I purchased one at a gun show a couple of weekends ago as well. It had some holster wear on the slide, but the internals looked basically new. One trip to the range, 40 rounds WWB 115 gr FMJ, and I was very pleased. Hope you like yours as much as I like mine. Good luck with it, and with finding extra mags. Top Gun Supply sent out an e-mail yesterday that they had factory mags back in stock at a reasonable cost, and they were sold out in very short order, even when limiting purchasers to no more than 4 each.


----------



## Ram Rod (Jan 16, 2008)




----------



## RevDerb (Jun 4, 2008)

rachilders said:


> I've always like SIG's. They are well made, reliable and very ergonomic, not to mention there are a ton of accessories available. However, I considered SIG's somewhat pricey compared to the competition so never bought one... until yesterday.
> 
> I was at a local gun show over the weekend and several of the dealers had SIG 225/P6 police trade in's for sale. For those that don't know, these are compact versions of the 9mm SIG 220 used by the German or Swiss police & military that were sent to the factory when the departments upgraded their inventories.

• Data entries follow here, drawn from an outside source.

# srihari-humbarwadi/retinanet-tensorflow2.x

Hardware: AMD Instinct MI355X
Metric: images/sec train, ResNet50-640 RetinaNet data-parallel step (encode + fwd + loss + bwd + clip + all-reduce + SGD/EMA); inference images/s under `infer` (higher is better)
Workload: dtype bf16; 1 GPU; ResNet50-640x640 bf16 training, 32 images/GPU (BASELINE configs[2] shard: global batch 32), resnet_initial frozen, single GPU; global_batch=32, parallelism=dp1, rccl_ranks=1, comm=torch, syncbn_messages=0

## Files before the change

### include/rnet_hip.h

```cpp
#ifndef RNET_HIP_H_
#define RNET_HIP_H_

#include <stddef.h>
#include <stdint.h>

#ifdef __cplusplus
extern "C" {
#endif
#if defined(__GNUC__)
#pragma GCC visibility push(default)
#endif

typedef enum {
  RN_OK = 0,
  RN_EINVAL = -1,
  RN_ENOMEM = -2,
  RN_EHIP = -3,
  RN_ECOMM = -4,
  RN_EUNSUPPORTED = -5
} rn_status;

enum { RN_DT_F32 = 0, RN_DT_BF16 = 1 };
enum { RN_ACT_NONE = 0, RN_ACT_RELU = 1, RN_ACT_RELU6 = 2, RN_ACT_SWISH = 3 };
enum { RN_FUSION_FAST_ATTENTION = 1, RN_FUSION_FAST_CHANNEL_ATTENTION = 2 };
// ... 100 lines not shown

typedef struct {
  const void* x;
  const void* w;
  void* y;
  const float* scale;
  const float* shift;
  const void* residual;
  int32_t N, H, W, Cin, pix_stride, Ho, Wo, Cout;
  float* bn_partial;
  const float* bias;
  int32_t w_terms;
  int32_t w_pair;
  const void* bn_bwd_y;
  const float* bn_bwd_fwd;
} rn_conv_segment;

typedef struct {
  int32_t R, S, stride_h, stride_w, pad_top, pad_left;
  int32_t act;
  int32_t out_dtype;
  int32_t num_segments;
  rn_conv_segment seg[RN_CONV_MAX_SEGMENTS];
  rn_launch_opts opts;
  void* splitk_ws;
  int64_t splitk_ws_bytes;
} rn_conv_problem;

int rn_conv2d_nhwc_fwd(const rn_conv_problem* problem , void* stream);
size_t rn_conv_splitk_workspace_bytes(const rn_conv_problem* problem );
// ... 271 lines not shown
```

### retinanet-tensorflow2.x_amd/csrc/rn_conv.hip

```cpp
#include "rn_conv_dev.h"

template <int BM, int BN, int BK, bool OUT_F32, int STAGES, bool SPLIT>
__global__ void __launch_bounds__(CONV_THREADS, 2) conv_fwd_kernel(const ConvArgs args) {
  static_assert((STAGES >= 3 && STAGES <= 8) || STAGES == 32, "no K loop for this stage count");
  constexpr int WM = 2, WN = 2;
  constexpr int NWAVES = WM * WN;
  constexpr int NTHREADS = 64 * NWAVES;
  constexpr int SLOTS = BK / 8;
  constexpr int RPI = 64 / SLOTS;
  constexpr int A_INSTR = BM / RPI / NWAVES;
  constexpr int B_INSTR = BN / RPI / NWAVES;
  constexpr int WTM = BM / WM, WTN = BN / WN;
  constexpr int TM = WTM / 32, TN = WTN / 32;
  constexpr int KSUB = BK / 16;
  constexpr int A_BYTES = BM * BK * 2, B_BYTES = BN * BK * 2;
  constexpr int STAGE_BYTES = A_BYTES + B_BYTES;
  static_assert(A_INSTR >= 1 && B_INSTR >= 1, "tile too small for the wave count");

  extern __shared__ __attribute__((aligned(16))) char smem[];

  int tile, part = 0;
  {
    const int total = SPLIT ? args.vtotal : args.total_tiles;
    const int bid = blockIdx.x;
// ... 346 lines not shown
        }
#pragma unroll
        for (int q = 0; q < 4; ++q) {
          float t = f4[q] + sbs[q];
          if (round1) t = rn_rb(t);
          if (affine) t = t * ssc[q] + ssf[q];
          if (round2) t = rn_rb(t);
          f4[q] = t;
        }
        v = make_float4(f4[0], f4[1], f4[2], f4[3]);
      } else {
        v = *(const float4*)(cl + rr * BN + ec);
      }
      const long long o = (long long)m * Cout + n;
      if (sg.residual) {
        const uint2 rv = *(const uint2*)(sg.residual + o);
        v.x += rn_bf16_to_f32((uint16_t)(rv.x & 0xffffu));
        v.y += rn_bf16_to_f32((uint16_t)(rv.x >> 16));
        v.z += rn_bf16_to_f32((uint16_t)(rv.y & 0xffffu));
        v.w += rn_bf16_to_f32((uint16_t)(rv.y >> 16));
      }
      {
        float f4[4] = {v.x, v.y, v.z, v.w};
        if (!OUT_F32 && args.act == RN_ACT_SWISH) {
#pragma unroll
          for (int q = 0; q < 4; ++q) f4[q] = rn_rb(f4[q]);
        }
        rn_apply_act_n<4>(f4, args.act);
        v = make_float4(f4[0], f4[1], f4[2], f4[3]);
      }
      if (OUT_F32) {
// ... 253 lines not shown
```

### retinanet-tensorflow2.x_amd/csrc/rn_conv_big_epi.h

```cpp
#ifndef RN_CONV_BIG_EPI_H_
#define RN_CONV_BIG_EPI_H_
#include <type_traits>

#include "rn_conv_dev.h"

#ifdef HALO_PROF
__device__ unsigned long long g_halo_clk[48];
#define EPI_STAMP(k_) if (blockIdx.x == 0 && threadIdx.x == 0) g_halo_clk[k_] = clock64();
#else
#define EPI_STAMP(k_)
#endif

#ifdef HALO_ABLATE
#define EPI_ABLATE HALO_ABLATE
#else
#define EPI_ABLATE 0
#endif

typedef rn_h16 bf16x2_t __attribute__((ext_vector_type(2)));
typedef float f32x2_t __attribute__((ext_vector_type(2)));

__device__ __forceinline__ uint32_t pack2(float lo, float hi) {
  f32x2_t v = {lo, hi};
  bf16x2_t b = __builtin_convertvector(v, bf16x2_t);
  return __builtin_bit_cast(uint32_t, b);
}
typedef short i16x2_t __attribute__((ext_vector_type(2)));
__device__ __forceinline__ uint32_t pk_max_i16(uint32_t a, uint32_t b) {
  return __builtin_bit_cast(uint32_t, __builtin_elementwise_max(__builtin_bit_cast(i16x2_t, a), __builtin_bit_cast(i16x2_t, b)));
}
__device__ __forceinline__ uint32_t pk_min_i16(uint32_t a, uint32_t b) {
  return __builtin_bit_cast(uint32_t, __builtin_elementwise_min(__builtin_bit_cast(i16x2_t, a), __builtin_bit_cast(i16x2_t, b)));
}
__device__ __forceinline__ float bf_lo(uint32_t u) { return rn_lo16(u); }
__device__ __forceinline__ float bf_hi(uint32_t u) { return rn_hi16(u); }

__device__ __forceinline__ int tile_of(int v, int total) {
  const int xcd = v & 7, slot = v >> 3;
  const int q = total >> 3, r = total & 7;
  return (xcd < r ? xcd * (q + 1) : r * (q + 1) + (xcd - r) * q) + slot;
}

template <bool OUT_F32, bool HAS_RES>
__device__ __forceinline__ bool big_bias_in_acc(const ConvArgs& args, const ConvSegDev& sg) {
  if (HAS_RES) return false;
  return sg.bias != nullptr;
}
template <bool OUT_F32, bool HAS_RES, int WM = 2>
__device__ __forceinline__ void big_acc_init(f32x16_t (&acc)[4][2], const ConvArgs& args, int c_si, int c_n0, int wave,
                                             bool with_bias = true) {
// ... 131 lines not shown
    }
#pragma unroll
    for (int q = 0; q < 8; ++q) asm volatile("" : "+v"(sc[q]), "+v"(sf[q]));
    if (BN_BWD) {
#pragma unroll
      for (int q = 0; q < 8; ++q) asm volatile("" : "+v"(mu[q]), "+v"(is[q]));
    }
    EPI_STAMP(12);
    const bool has_res = HAS_RES && sg.residual != nullptr;
    const uint16_t* const side = BN_BWD ? sg.bn_y : sg.residual;
    const bool has_side = BN_BWD ? true : has_res;
    const bool stats = sg.bn_partial != nullptr;
    float st0[8], st1[8];
#pragma unroll
    for (int q = 0; q < 8; ++q) st0[q] = st1[q] = 0.0f;
    char* const ybase = (char*)sg.y + ((long long)(mw0 + rrow) * Cout + nr) * 2;
    const long long row_bytes = (long long)Cout * 2;
    const int act = args.act;
    const bool clamp_lo = act == RN_ACT_RELU || act == RN_ACT_RELU6, clamp_hi = act == RN_ACT_RELU6;
    const bool affine = !BN_BWD && (sg.scale != nullptr || sg.shift != nullptr);
    const bool plain = BN_BWD || (!affine && !has_res && act != RN_ACT_SWISH);
    const bool round2 = affine && has_res;
    uint4 rv[2][LOADS ? 4 : 1];
#define BIG_RES_PREFETCH(buf_, i_)                                                                    \
_Pragma("unroll") for (int pass = 0; pass < (LOADS ? 4 : 0); ++pass) {                              \
  const int m = mw0 + (i_) * 32 + pass * 8 + rrow;                                                  \
  rv[buf_][pass] = make_uint4(0u, 0u, 0u, 0u);                                                      \
  if (has_side && nok && m < M) rv[buf_][pass] = *(const uint4*)(side + (long long)m * Cout + nr);  \
}
    const uint32_t lo2 = clamp_lo ? 0u : 0x80008000u, hi2 = clamp_hi ? RN_SIX_X2 : 0x7fff7fffu;
    auto blocks = [&](auto plain_c, auto stats_c, auto round2_c, auto swish_c) __attribute__((always_inline)) {
      constexpr bool PLAIN = decltype(plain_c)::value;
      constexpr int STATS = decltype(stats_c)::value, ROUND2 = decltype(round2_c)::value, SWISH = decltype(swish_c)::value;
      BIG_RES_PREFETCH(0, 0);
#pragma unroll
      for (int i = 0; i < 4; ++i) {
        EPI_STAMP(13 + 2 * i);
        if (i + 1 < 4) BIG_RES_PREFETCH((i + 1) & 1, i + 1);
        if (FROM_WS) big_epi_rebuild<2>(&acc[i][0], src, i, 0);
#pragma unroll
        for (int j = 0; j < 2; ++j)
#pragma unroll
          for (int g = 0; g < 4; ++g) {
            const int nl = j * 32 + g * 8 + fh * 4;
            uint2 pk;
            pk.x = pack2(acc[i][j][g * 4 + 0], acc[i][j][g * 4 + 1]);
            pk.y = pack2(acc[i][j][g * 4 + 2], acc[i][j][g * 4 + 3]);
            *(uint2*)(patch + fr * 128 + (((nl >> 3) ^ (fr & 7)) << 4) + ((((nl >> 2) ^ (fr >> 3)) & 1) << 3)) = pk;
          }
        EPI_STAMP(14 + 2 * i);
        uint4 vb[4];
#pragma unroll
        for (int pass = 0; pass < 4; ++pass) {
          const int row = pass * 8 + rrow;
          const uint4 t = *(const uint4*)(patch + row * 128 + ((ru ^ (row & 7)) << 4));
          vb[pass] = (pass & 1) ? make_uint4(t.z, t.w, t.x, t.y) : t;
        }
#pragma unroll
        for (int pass = 0; pass < 4; ++pass) {
          const int row = pass * 8 + rrow;
          const uint4 v = vb[pass];
          const int m = mw0 + i * 32 + row;
          if (m < M && nok) {
            uint4 ov;
            if (PLAIN) {
              ov.x = pk_min_i16(pk_max_i16(v.x, lo2), hi2); ov.y = pk_min_i16(pk_max_i16(v.y, lo2), hi2);
              ov.z = pk_min_i16(pk_max_i16(v.z, lo2), hi2); ov.w = pk_min_i16(pk_max_i16(v.w, lo2), hi2);
            } else {
              const uint4 r4 = HAS_RES ? rv[i & 1][LOADS ? pass : 0] : make_uint4(0u, 0u, 0u, 0u);
              float f[8] = {bf_lo(v.x), bf_hi(v.x), bf_lo(v.y), bf_hi(v.y), bf_lo(v.z), bf_hi(v.z), bf_lo(v.w), bf_hi(v.w)};
              const float rr[8] = {bf_lo(r4.x), bf_hi(r4.x), bf_lo(r4.y), bf_hi(r4.y),
                                   bf_lo(r4.z), bf_hi(r4.z), bf_lo(r4.w), bf_hi(r4.w)};
#pragma unroll
              for (int q = 0; q < 8; ++q) f[q] = f[q] * sc[q] + sf[q];
              if (ROUND2 == 1 || (ROUND2 == 2 && round2)) {
#pragma unroll
                for (int q = 0; q < 8; q += 2) {
                  const uint32_t pq = pack2(f[q], f[q + 1]);
                  f[q] = bf_lo(pq); f[q + 1] = bf_hi(pq);
                }
              }
#pragma unroll
              for (int q = 0; q < 8; ++q) f[q] += rr[q];
              if (SWISH == 1 || (SWISH == 2 && act == RN_ACT_SWISH)) {
#pragma unroll
                for (int q = 0; q < 8; ++q) f[q] = rn_swish(rn_rb(f[q]));
              }
              ov.x = pack2(f[0], f[1]); ov.y = pack2(f[2], f[3]); ov.z = pack2(f[4], f[5]); ov.w = pack2(f[6], f[7]);
              ov.x = pk_min_i16(pk_max_i16(ov.x, lo2), hi2); ov.y = pk_min_i16(pk_max_i16(ov.y, lo2), hi2);
              ov.z = pk_min_i16(pk_max_i16(ov.z, lo2), hi2); ov.w = pk_min_i16(pk_max_i16(ov.w, lo2), hi2);
            }
            if (!(EPI_ABLATE & 16) || ov.x == 0x12345678u) *(uint4*)(ybase + (long long)(i * 32 + pass * 8) * row_bytes) = ov;
            if (STATS == 1 || (STATS == 2 && stats)) {
              const float w[8] = {bf_lo(ov.x), bf_hi(ov.x), bf_lo(ov.y), bf_hi(ov.y),
                                  bf_lo(ov.z), bf_hi(ov.z), bf_lo(ov.w), bf_hi(ov.w)};
              if (BN_BWD) {
                const uint4 y4 = rv[i & 1][LOADS ? pass : 0];
                const float yy[8] = {bf_lo(y4.x), bf_hi(y4.x), bf_lo(y4.y), bf_hi(y4.y),
                                     bf_lo(y4.z), bf_hi(y4.z), bf_lo(y4.w), bf_hi(y4.w)};
#pragma unroll
                for (int q = 0; q < 8; ++q) {
                  const float g = (yy[q] * sc[q] + sf[q]) > 0.0f ? w[q] : 0.0f;
                  st0[q] += g;
                  st1[q] += g * ((yy[q] - mu[BN_BWD ? q : 0]) * is[BN_BWD ? q : 0]);
                }
              } else {
#pragma unroll
                for (int q = 0; q < 8; ++q) { st0[q] += w[q]; st1[q] += w[q] * w[q]; }
              }
            }
          }
        }
      }
    };
    typedef std::integral_constant<int, 0> off_t;
    typedef std::integral_constant<int, 1> on_t;
    typedef std::integral_constant<int, 2> runtime_t;
    if constexpr (BN_BWD) {
      blocks(std::true_type{}, on_t{}, off_t{}, off_t{});
    } else if (plain) {
      if (stats) blocks(std::true_type{}, on_t{}, off_t{}, off_t{});
      else blocks(std::true_type{}, off_t{}, off_t{}, off_t{});
    } else if (!stats && act != RN_ACT_SWISH) {
      if (round2) blocks(std::false_type{}, off_t{}, on_t{}, off_t{});
      else blocks(std::false_type{}, off_t{}, off_t{}, off_t{});
    } else {
      blocks(std::false_type{}, runtime_t{}, runtime_t{}, runtime_t{});
    }
    EPI_STAMP(21);
    if (stats) {
#pragma unroll
      for (int q = 0; q < 8; ++q) {
#pragma unroll
        for (int o = 8; o < 64; o <<= 1) {
          st0[q] += __shfl_xor(st0[q], o, 64);
          st1[q] += __shfl_xor(st1[q], o, 64);
        }
      }
      if (rrow == 0 && nok) {
        float* dst = sg.bn_partial + ((long long)(chunk0 >= 0 ? chunk0 : c_m0 / 128) + wave_m) * 2 * Cout + nr;
        *(float4*)(dst) = make_float4(st0[0], st0[1], st0[2], st0[3]);
        *(float4*)(dst + 4) = make_float4(st0[4], st0[5], st0[6], st0[7]);
// ... 58 lines not shown
```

They have been hitting the US market for the past year or two and vary in condition from good (mainly holster wear on the slide and grips) to like new. Most come with cleaning kits, owners manuals, the original factory box, two magazines, a holster and spare mag pouch. Anyway, after shopping around I found a like new pistol with all the previously mentioned accessories for $289 and decided to take the plunge. I got it home, took it apart and aside from some dust and grease under the grips, the gun seemed to be in excellent shape. While they are in good shape, I'll be replacing the plastic factory grips and sights with aftermarket night sights and a nice set of walnut grips I found on the internet. So, at $300 for the gun/accessories and about $100 for new sights and grips, I've entered the world of SIG. FYI, these guns have a single stack 8rd mag which makes for an almost 1911 style feel when you hold the gun and is EXCELLENT for people with smaller hands!
> 
> I'll post a review after I get a chance to take it to the range and will add a couple of pix after I install the new parts. This is a very well made gun at an excellent price and if it performs like I think it will, this will definately be a keeper. :smt023


Congratulations! You will not be disappointed when you get it out to the range. Here's mine:


----------



## JeffsSig (Jul 13, 2008)

Nice pickup!!!
It should be a fine gun for you for many many years.

Got SIG?:smt023


----------



## DevilsJohnson (Oct 21, 2007)

I picked up one a couple weeks ago at a gun show too!..Mine wasn't a "Duty Tested" red box but was a 229 with 6 mags. I traded in a Taurus PT140 and tossed in 200 bucks and am really happy with it. I have a 226 too and wanted one chambered in 40 or 45....lol..I'm eyeballing a 220 now
Here's the one I got 









Good luck with your new Sig. Hope to see a range report soon


----------